Berd esbozó una sonrisa de compromiso mientras mantenía la vista fija en el suelo. Había llegado a la conclusión de que lo mejor era asumir los halagos con cortesía; de ese modo los aduladores se daban antes por satisfechos y lo dejaban en paz. En esta ocasión funcionó.

—Ahora os dejo, amigos míos. He de volver a cruzar esta jungla humana para regresar a mi asiento, en la cuarta fila. —Blama matizó con orgullo la zona en la que se acomodaba—. Ha sido un gran placer para mí conversar contigo, Bard. A la conclusión del combate espero poder invitaros a ti y al Campeón a una copa del mejor vino, si es que el resto de sus admiradores lo permite —añadió con una sonrisa complaciente.

Y tras despedirse, comenzó su torpe descenso a través de la maraña de espectadores.

—Éste te ha llamado «Bard» —comentó Résbert, un enjuto segador al que Berd conocía desde hacía más de quince años.

—Si se esfuman rápido pueden llamarme como quieran —gruñó Berd cruzándose de brazos. En breve empezaría el combate y estaba más nervioso que nunca.

El Mariscal Hígemtar Dashtalian presidía Los Juegos acompañado por su joven esposa y su hermano menor. Llamaba la atención la ausencia del Cónsul estando en juego el título de Campeón de la provincia. Según decían se hallaba de visita diplomática en el vecino Rex-Preval, acompañado por la Dama Lehelia.

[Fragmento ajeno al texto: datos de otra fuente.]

## Files before the change

cdae_amd/binding.py:

```python
from __future__ import annotations

import contextlib
import ctypes as C
import os
from dataclasses import dataclass

import numpy as np

_HERE = os.path.dirname(os.path.abspath(__file__))
LIB_PATH = os.environ.get("CDAE_HIP_LIBRARY") or os.path.join(_HERE, "lib", "libcdae_hip.so")
DEV_LIB_PATH = os.path.join(os.path.dirname(_HERE), "build", "libcdae_hip_dev.so")

SQUARE, LOGISTIC, LOG, HINGE, SQUARED_HINGE, CROSS_ENTROPY, LOGM = range(7)

P_W, P_W_AG, P_V, P_V_AG, P_WU, P_WU_AG, P_B, P_B_AG, P_BP, P_BP_AG, P_UU, P_UU_AG = range(12)
P_UB, P_UB_AG = 12, 13
P_COUNT = 14

PLAN_FUSED_DECODE, PLAN_GEMM2_TN, PLAN_ROWS_FUSED = 1, 2, 4
IMF_DEFAULT_BATCH_USERS = 16
BPR_DEFAULT_BATCH_USERS = 8
NO_USER = 0xFFFFFFFF
DEFAULT_BATCH_USERS = 0

# ... 14 lines not shown
    _fields_ = [("wall_seconds", C.c_double), ("users", C.c_uint64), ("examples", C.c_uint64),
                ("batches", C.c_uint64), ("ms_sample", C.c_double), ("ms_sort", C.c_double),
                ("ms_encode", C.c_double), ("ms_decode", C.c_double), ("ms_hidden", C.c_double),
                ("ms_input", C.c_double), ("launches_decode", C.c_uint64)]

    def as_dict(self):
        return {n: getattr(self, n) for n, _ in self._fields_}


EXPORTS = {
    "cdae_hip_last_error": (C.c_char_p, []),
    "cdae_hip_abi_version": (C.c_int, []),
    "cdae_hip_create": (C.c_int, [C.POINTER(_Config), C.c_int, C.POINTER(C.c_void_p)]),
    "cdae_hip_create_mf": (C.c_int, [C.POINTER(_MfConfig), C.c_int, C.POINTER(C.c_void_p)]),
    "cdae_hip_destroy": (C.c_int, [C.c_void_p]),
    "cdae_hip_set_interactions": (C.c_int, [C.c_void_p, C.c_uint64, C.c_uint64, C.c_void_p, C.c_void_p]),
    "cdae_hip_row_stride": (C.c_uint32, [C.c_void_p]),
    "cdae_hip_default_batch_users": (C.c_uint32, [C.c_uint64]),
    "cdae_hip_mf_default_batch_users": (C.c_uint32, [C.c_uint64, C.c_uint32]),
    "cdae_hip_batch_users": (C.c_uint32, [C.c_void_p]),
    "cdae_hip_full_output_plan": (C.c_uint32, [C.c_void_p]),
    "cdae_hip_set_decode_fused": (C.c_int, [C.c_void_p, C.c_int]),
    "cdae_hip_decode_plan": (C.c_int, [C.c_void_p, C.POINTER(C.c_uint32), C.POINTER(C.c_uint32), C.POINTER(C.c_uint32)]),
    "cdae_hip_user_order": (C.c_int, [C.c_void_p, C.c_void_p, C.c_size_t]),
    "cdae_hip_set_user_id_offset": (C.c_int, [C.c_void_p, C.c_uint64]),
    "cdae_hip_init_params": (C.c_int, [C.c_void_p, C.c_uint64]),
    "cdae_hip_set_param": (C.c_int, [C.c_void_p, C.c_uint32, C.c_void_p, C.c_size_t]),
    "cdae_hip_get_param": (C.c_int, [C.c_void_p, C.c_uint32, C.c_void_p, C.c_size_t]),
    "cdae_hip_param_device_ptr": (C.c_int, [C.c_void_p, C.c_uint32, C.POINTER(C.c_void_p), C.POINTER(C.c_size_t)]),
    "cdae_hip_train_epoch": (C.c_int, [C.c_void_p, C.c_uint64, C.c_uint32, C.POINTER(Stats)]),
    "cdae_hip_train_users": (C.c_int, [C.c_void_p, C.c_uint64, C.c_uint32, C.c_uint64, C.c_uint64, C.POINTER(Stats)]),
    "cdae_hip_enqueue_users": (C.c_int, [C.c_void_p, C.c_uint64, C.c_uint32, C.c_uint64, C.c_uint64]),
    "cdae_hip_prefetch_users": (C.c_int, [C.c_void_p, C.c_uint64, C.c_uint32, C.c_uint64, C.c_uint64]),
    "cdae_hip_collect_stats": (C.c_int, [C.c_void_p, C.POINTER(Stats)]),
    "cdae_hip_train_one_user_corruption": (C.c_int, [C.c_void_p, C.c_uint64, C.c_void_p, C.c_size_t, C.c_void_p, C.c_size_t]),
    "cdae_hip_set_profiling": (C.c_int, [C.c_void_p, C.c_int]),
    "cdae_hip_set_profiling_families": (C.c_int, [C.c_void_p, C.c_uint32]),
    "cdae_hip_synchronize": (C.c_int, [C.c_void_p]),
    "cdae_hip_debug_sample_batch": (C.c_int, [C.c_void_p, C.c_uint64, C.c_uint32, C.c_uint64, C.c_uint32, C.c_uint32] + [C.c_void_p] * 8
                                    + [C.POINTER(C.c_uint64)]),
    "cdae_hip_encode": (C.c_int, [C.c_void_p, C.c_uint64, C.c_uint32, C.c_int, C.c_void_p, C.c_size_t, C.c_void_p]),
    "cdae_hip_data_loss": (C.c_int, [C.c_void_p, C.c_uint64, C.c_uint32, C.POINTER(C.c_double)]),
    "cdae_hip_penalty_loss": (C.c_int, [C.c_void_p, C.POINTER(C.c_double)]),
    "cdae_hip_recommend_all": (C.c_int, [C.c_void_p, C.c_uint64, C.c_uint64, C.c_uint32, C.c_void_p]),
    "cdae_hip_recommend_user": (C.c_int, [C.c_void_p, C.c_uint64, C.c_void_p, C.c_size_t, C.c_uint32, C.c_void_p]),
    "cdae_hip_recommend_rows": (C.c_int, [C.c_void_p, C.c_uint64, C.c_void_p, C.c_void_p, C.c_void_p, C.c_uint32, C.c_void_p, C.c_void_p]),
# ... 141 lines not shown
    def reset(self, train, seed: int = 0):
        self.set_interactions(train.num_users, train.num_items, train.train_ptr, train.train_col)
        self.init_params(seed)

    def init_params(self, seed: int):
        _chk(self.lib, self.lib.cdae_hip_init_params(self.h, seed))

    def user_order(self) -> np.ndarray:
        out = np.empty(self.num_users, dtype=np.uint32)
        _chk(self.lib, self.lib.cdae_hip_user_order(self.h, out.ctypes.data, out.size))
        return out

    @property
    def batch_users(self) -> int:
        return int(self.lib.cdae_hip_batch_users(self.h))

    def set_decode_fused(self, allow: bool):
        _chk(self.lib, self.lib.cdae_hip_set_decode_fused(self.h, int(bool(allow))))

    @property
    def decode_plan(self) -> dict:
        a, b, c = C.c_uint32(0), C.c_uint32(0), C.c_uint32(0)
        _chk(self.lib, self.lib.cdae_hip_decode_plan(self.h, C.byref(a), C.byref(b), C.byref(c)))
        return dict(hot_rows=int(a.value), late_rows=int(b.value), fused=bool(c.value))

    @property
    def full_output_plan(self) -> int:
        return int(self.lib.cdae_hip_full_output_plan(self.h))

    def _shape(self, which):
        K = self.cfg.num_dim
        if which in (P_BP, P_BP_AG):
            return (self.num_items,)
        if which in (P_B, P_B_AG):
            return (K,)
        if which in (P_WU, P_WU_AG, P_UU, P_UU_AG):
            return (self.num_users, K)
        return (self.num_items, K)

    def get(self, which) -> np.ndarray:
        out = np.empty(self._shape(which), dtype=np.float32)
        _chk(self.lib, self.lib.cdae_hip_get_param(self.h, which, out.ctypes.data, out.size))
        return out

    def set(self, which, arr):
        a = np.ascontiguousarray(arr, dtype=np.float32).reshape(self._shape(which))
        _chk(self.lib, self.lib.cdae_hip_set_param(self.h, which, a.ctypes.data, a.size))
# ... 361 lines not shown
```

A una señal de Hígemtar, el Maestro de Ceremonias Tarharied procedió a las presentaciones.

—¡Ciudadanos de Vardanire! ¡En esta jornada gloriosa, el mismo Cónsul ha cedido su asiento al Grande que Todo lo Ve para que sea testigo directo del grandioso espectáculo que nos espera! —El hombrecillo hizo una pequeña pausa para deleitarse con los alaridos apasionados del público—. ¡En este día contemplaremos la forja de una leyenda! ¡Dos guerreros, cuyos nombres son ya temidos incluso más allá de las Aguas del Sur, compiten por saber cuál de ellos se asemeja más a un dios! ¡Hombres, tomad buena nota de vuestras infinitas carencias! ¡Mujeres, contened vuestros instintos con recato!